Note: This bug was found with an app that is backed by MySQL. It might apply to other sequel backends, I don’t know.

This is the root cause of an interesting bug a colleague and I had to solve at $work. If you want to skip to the MWE of the bug, have a look at the repo: https://github.com/nick96/bug-mwe.

The problem

We use Ruby along with the sequel library for interacting with the database. Through a series mishandlings (swiss cheese anyone?) Dataset#insert ended up being called with a hash as its argument, rather than a JSON string. When given the hash, SQL converts it to a conditional, so

db[:table].insert({foo: 'bar', baz: 'quux'})

becomes:

INSERT INTO `table` (`text`) VALUES ((('foo' = 'bar') AND (('baz' = 'quuz'))));

the ((('foo' = 'bar') AND (('baz' = 'quuz')))) part will evaluate to false (0 in MySQL). I haven’t dug in to the MySQL source code but my understanding is that it will happly convert INTs to VARCHARs which is why “0” ends up being inserted into that row.

The cause of this issue may seem relatively simple, though, as you probably know, things that are simple in an MWE like the one shown in the GitHub repo are not so simple in a moderately complex application!

Debugging

Debugging this issue was really interesting because I got to utilise tools that I’ve never used before. Going top down wasn’t working - things were a bit too opaque and we couldn’t see where the problem was. Instead, we went bottom up. You set set MySQL to log SQL it receives to a file with

SET global general_log = 1;
SET global log_output = 'file';

then use

SELECT @@general_log_file;

to find out which file it is being written to.

It’s then just a matter of tail -fing the general_log_file and reproducing the bug to see what SQL is being generated by sequel. In the case of the MWE (and the actual code generated by our app was pretty similar, albeit a bit more complex) it was:

SET @@wait_timeout = 2147483
SET SQL_AUTO_IS_NULL=0
SELECT version()
SELECT version()
SELECT NULL AS `nil` FROM `test` LIMIT 1
INSERT INTO `test` (`text`) VALUES ((('type' = 'doc') AND ('content' IN ((('type' = 'text') AND ('text' = 'first'))))))
SELECT * FROM `test` WHERE (`id` = 19) LIMIT 1

The line of interest is:

INSERT INTO `test` (`text`) VALUES ((('type' = 'doc') AND ('content' IN ((('type' = 'text') AND ('text' = 'first'))))))

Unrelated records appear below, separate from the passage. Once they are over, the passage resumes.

+            const size_t vg = (size_t)vid * d.P + g;
+            const int ls = live ? l : 0;
+            const float mx0 = s_means[3 * ls + 0], my0 = s_means[3 * ls + 1], mz0 = s_means[3 * ls + 2];
+            const float px = in.scale ? mx0 * sc : mx0;
+            const float py = in.scale ? my0 * sc : my0;
+            const float pz = in.scale ? mz0 * sc : mz0;
+            bool vis = live;
+            float vz = 0.0f;
             if (vis) {
-                const float det_inv = 1.0f / det;
-                const float mid = 0.5f * (cv.a + cv.c);
-                const float sq = sqrtf(fmaxf(0.1f, mid * mid - det));
-                const float lambda1 = mid + sq, lambda2 = mid - sq;
-                const float my_radius = ceilf(3.0f * sqrtf(fmaxf(lambda1, lambda2)));
-                const float pixx = ((projx + 1.0f) * (float)d.W - 1.0f) * 0.5f;
-                const float pixy = ((projy + 1.0f) * (float)d.H - 1.0f) * 0.5f;
-                const int r = (int)my_radius;
-                const float rf = (float)r;
-                const int minx = min(d.gx, max(0, (int)((pixx - rf) / (float)kTile)));
-                const int miny = min(d.gy, max(0, (int)((pixy - rf) / (float)kTile)));
-                const int maxx = min(d.gx, max(0, (int)((pixx + rf + (float)(kTile - 1)) / (float)kTile)));
-                const int maxy = min(d.gy, max(0, (int)((pixy + rf + (float)(kTile - 1)) / (float)kTile)));
-                vis = (maxx - minx) * (maxy - miny) != 0;
+                geo.radii[vg] = 0;
+                vz = vm[2] * px + vm[6] * py + vm[10] * pz + vm[14];
+                vis = !(vz <= 0.2f);
+            }
+            if (vis) {
+                const float hx = pm[0] * px + pm[4] * py + pm[8] * pz + pm[12];
+                const float hy = pm[1] * px + pm[5] * py + pm[9] * pz + pm[13];
+                const float hw = pm[3] * px + pm[7] * py + pm[11] * pz + pm[15];
+                const float p_w = 1.0f / (hw + 0.0000001f);
+                const float projx = hx * p_w, projy = hy * p_w;
+                const float tanfovx = in.tanfov[2 * vid], tanfovy = in.tanfov[2 * vid + 1];
+                const float focal_x = (float)d.W / (2.0f * tanfovx);
+                const float focal_y = (float)d.H / (2.0f * tanfovy);
+                float s6[6];
+                load_cov6(s_cov + cs * ls, d.cov_layout, 1.0f, s6);
+                {
+                    const float sc2 = sc * sc;
+#pragma unroll
+                    for (int i = 0; i < 6; ++i) s6[i] = in.scale ? s6[i] * sc2 : s6[i];
+                }
+                Cov2D cv;
+                compute_cov2d(px, py, pz, s6, vm, focal_x, focal_y, tanfovx, tanfovy, cv);
+                const float det = cv.a * cv.c - cv.b * cv.b;
+                vis = !(det == 0.0f);
                 if (vis) {
-                    geo.depth[vg] = vz;
-                    geo.radii[vg] = r;
-                    geo.xy[vg] = make_float2(pixx, pixy);
-                    geo.conic_opacity[vg] = make_float4(cv.c * det_inv, -cv.b * det_inv, cv.a * det_inv, opacity);
-                    {
-                        const float2 ext = cull_extent(cv.a, cv.c, opacity);
-                        geo.cull[vg] = make_float4(pixx, pixy, ext.x, ext.y);
+                    const float opacity = s_opac[ls];
+                    const float det_inv = 1.0f / det;
+                    const float mid = 0.5f * (cv.a + cv.c);
+                    const float sq = sqrtf(fmaxf(0.1f, mid * mid - det));
+                    const float lambda1 = mid + sq, lambda2 = mid - sq;
+                    const float my_radius = ceilf(3.0f * sqrtf(fmaxf(lambda1, lambda2)));
+                    const float pixx = ((projx + 1.0f) * (float)d.W - 1.0f) * 0.5f;
+                    const float pixy = ((projy + 1.0f) * (float)d.H - 1.0f) * 0.5f;
+                    const int r = (int)my_radius;
+                    const float rf = (float)r;
+                    const int minx = min(d.gx, max(0, (int)((pixx - rf) / (float)kTile)));
+                    const int miny = min(d.gy, max(0, (int)((pixy - rf) / (float)kTile)));
+                    const int maxx = min(d.gx, max(0, (int)((pixx + rf + (float)(kTile - 1)) / (float)kTile)));
+                    const int maxy = min(d.gy, max(0, (int)((pixy + rf + (float)(kTile - 1)) / (float)kTile)));
+                    vis = (maxx - minx) * (maxy - miny) != 0;
+                    if (vis) {
+                        geo.depth[vg] = vz;
+                        geo.radii[vg] = r;
+                        geo.xy[vg] = make_float2(pixx, pixy);
+                        geo.conic_opacity[vg] = make_float4(cv.c * det_inv, -cv.b * det_inv, cv.a * det_inv, opacity);
+                        {
+                            const float2 ext = cull_extent(cv.a, cv.c, opacity);
+                            geo.cull[vg] = make_float4(pixx, pixy, ext.x, ext.y);
+                        }
+                        geo.rect[vg] = make_ushort4((unsigned short)minx, (unsigned short)miny,
+                                                    (unsigned short)maxx, (unsigned short)maxy);
+                        if (d.M == 0) {
+                            const float *__restrict__ col = in.sh + sg * 3;
+                            const float dv = d.depth_mode ? depth_value(d.depth_mode, vz, in.scale, in.near_far, vid) : 0.0f;
+                            geo.rgb[vg] = make_float4(col[0], col[1], col[2], dv);
+                            geo.clamped[vg] = 0;
+                        }
+                        for (int ty = miny; ty < maxy; ++ty)
+                            for (int tx = minx; tx < maxx; ++tx) {
+                                const int t = ty * d.gx + tx;
+                                if (use_smem_hist) atomicAdd(&s_hist[v * d.tiles + t], 1u);
+                                else atomicAdd(&geo.tile_count[(size_t)vid * d.tiles + t], 1u);
+                            }
                     }
-                    geo.rect[vg] = make_ushort4((unsigned short)minx, (unsigned short)miny,
-                                                (unsigned short)maxx, (unsigned short)maxy);
-                    if (d.M == 0) {
-                        const float *__restrict__ col = in.sh + sg * 3;
-                        const float dv = d.depth_mode ? depth_value(d.depth_mode, vz, in.scale, in.near_far, vid) : 0.0f;
-                        geo.rgb[vg] = make_float4(col[0], col[1], col[2], dv);
-                        geo.clamped[vg] = 0;
-                    }
-                    for (int ty = miny; ty < maxy; ++ty)
-                        for (int tx = minx; tx < maxx; ++tx) {
-                            const int t = ty * d.gx + tx;
-                            if (use_smem_hist) atomicAdd(&s_hist[v * d.tiles + t], 1u);
-                            else atomicAdd(&geo.tile_count[(size_t)vid * d.tiles + t], 1u);
-                        }
                 }
             }
-        }
-        warp_append(vis, (uint32_t)vg, geo.vis_pairs, geo.n_instances + 2, lane);
+            const unsigned b = __ballot_sync(0xffffffffu, vis);
+            if (lane == 0) s_ballot[k * kPreWarps + warp] = b;
+        }
+        __syncthreads();
+        if (warp == 0) {
+            const uint32_t c = (uint32_t)__popc(s_ballot[lane]);
+            uint32_t incl = c;
+#pragma unroll
+            for (int o = 1; o < 32; o <<= 1) {
+                const uint32_t y = __shfl_up_sync(0xffffffffu, incl, o);
+                if (lane >= o) incl += y;
+            }
+            unsigned long long base = 0;
+            if (lane == 31 && incl)
+                base = atomicAdd(reinterpret_cast<unsigned long long *>(geo.n_instances + 2), (unsigned long long)incl);
+            base = __shfl_sync(0xffffffffu, base, 31);
+            s_off[lane] = (uint32_t)base + incl - c;
+        }
+        __syncthreads();
+#pragma unroll
+        for (int k = 0; k < kPreItems; ++k) {
+            const unsigned b = s_ballot[k * kPreWarps + warp];
+            if ((b >> lane) & 1u)
+                geo.vis_pairs[s_off[k * kPreWarps + warp] + __popc(b & ((1u << lane) - 1u))] =
+                    (uint32_t)((size_t)vid * d.P + g0 + k * kPreThreads + threadIdx.x);
+        }
+        __syncthreads();
     }
     if (use_smem_hist) {
-        __syncthreads();
         uint32_t *dst = geo.tile_count + (size_t)scene * d.V * d.tiles;
         for (int i = threadIdx.x; i < hist_n; i += kPreThreads) {
             const uint32_t c = s_hist[i];
@@ -132,56 +175,61 @@
 }
 
 constexpr int kShThreads = 128;
+constexpr int kShCtasPerSm = 4;
 
 __global__ void __launch_bounds__(kShThreads)
 k_sh_color(Dims d, Inputs in, Geom geo, int row_stride) {
     extern __shared__ float s_rows[];
     const long long n = geo.n_instances[2];
     const int lane = threadIdx.x & 31, warp = threadIdx.x >> 5;
-    const long long i0 = ((long long)blockIdx.x * kShThreads) + warp * 32;
-    if (i0 >= n) return;
-    const long long i = i0 + lane;
-    const bool live = i < n;
-    const uint32_t vg = live ? geo.vis_pairs[i] : 0u;
-    const uint32_t vid = vg / (uint32_t)d.P, g = vg - vid * (uint32_t)d.P;
-    const uint32_t scene = vid / (uint32_t)d.V;
-    const size_t sg = (size_t)scene * d.P + g;
     const int sh_n = 3 * d.M;
     float *wrows = s_rows + (size_t)warp * 32 * row_stride;
-    gather_rows_async(in.sh, (unsigned long long)sg, __ballot_sync(0xffffffffu, live), sh_n, wrows, row_stride, lane);
-    const float sc = in.scale ? in.scale[vid] : 1.0f;
-    const float m0 = in.means[3 * sg + 0], m1 = in.means[3 * sg + 1], m2 = in.means[3 * sg + 2];
-    const float px = in.scale ? m0 * sc : m0, py = in.scale ? m1 * sc : m1, pz = in.scale ? m2 * sc : m2;
-    const float cx = in.campos[3 * vid], cy = in.campos[3 * vid + 1], cz = in.campos[3 * vid + 2];
-    const float ddx = px - cx, ddy = py - cy, ddz = pz - cz;
-    const float len = sqrtf(ddx * ddx + ddy * ddy + ddz * ddz);
-    const float x = ddx / len, y = ddy / len, z = ddz / len;
-    gather_rows_wait();
-    if (!live) return;
-    const float *row = wrows + lane * row_stride;
-    float acc[3] = {0.0f, 0.0f, 0.0f};
     const int M = d.M, layout = d.sh_layout;
-    const float3 sa = sh_arg(d.sh_basis, x, y, z);
     const uint32_t flip = sh_flip_mask(d.sh_basis);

Which you can see is pretty much the same as the example given above and will evaluate to 0 which MySQL will the cast from an INT to a VARCHAR and viola, “0” has been inserted in to the database.

The solution

The obvious part of the solution is to fix the app to not pass a hash in to Dataset#insert and we did do that. However, there is a deeper problem here: not enforcing the types a function expects. Ruby is a dynamically typed language so it’s very difficult to enforce functions being called with arguments of the correct types. No, this is not where I got and recommend that you go rewrite your application in a more strongly type language. We can get some of those wins whilst still keeping our existing codebase. At $work we use Sorbet which works pretty well. You’re able to incrementally introduce it to your codebase which is really great for using it on existing code. With the advent of Ruby 3 there is also RBS (https://github.com/ruby/rbs) which appears to fill a similar niche as Sorbet, though supported by the Ruby team itself.

I haven’t used RBS but I have used Sorbet and it has definitely saved us from this class of bugs, so if you haven’t already, I definitely recommend starting to migrate to using it.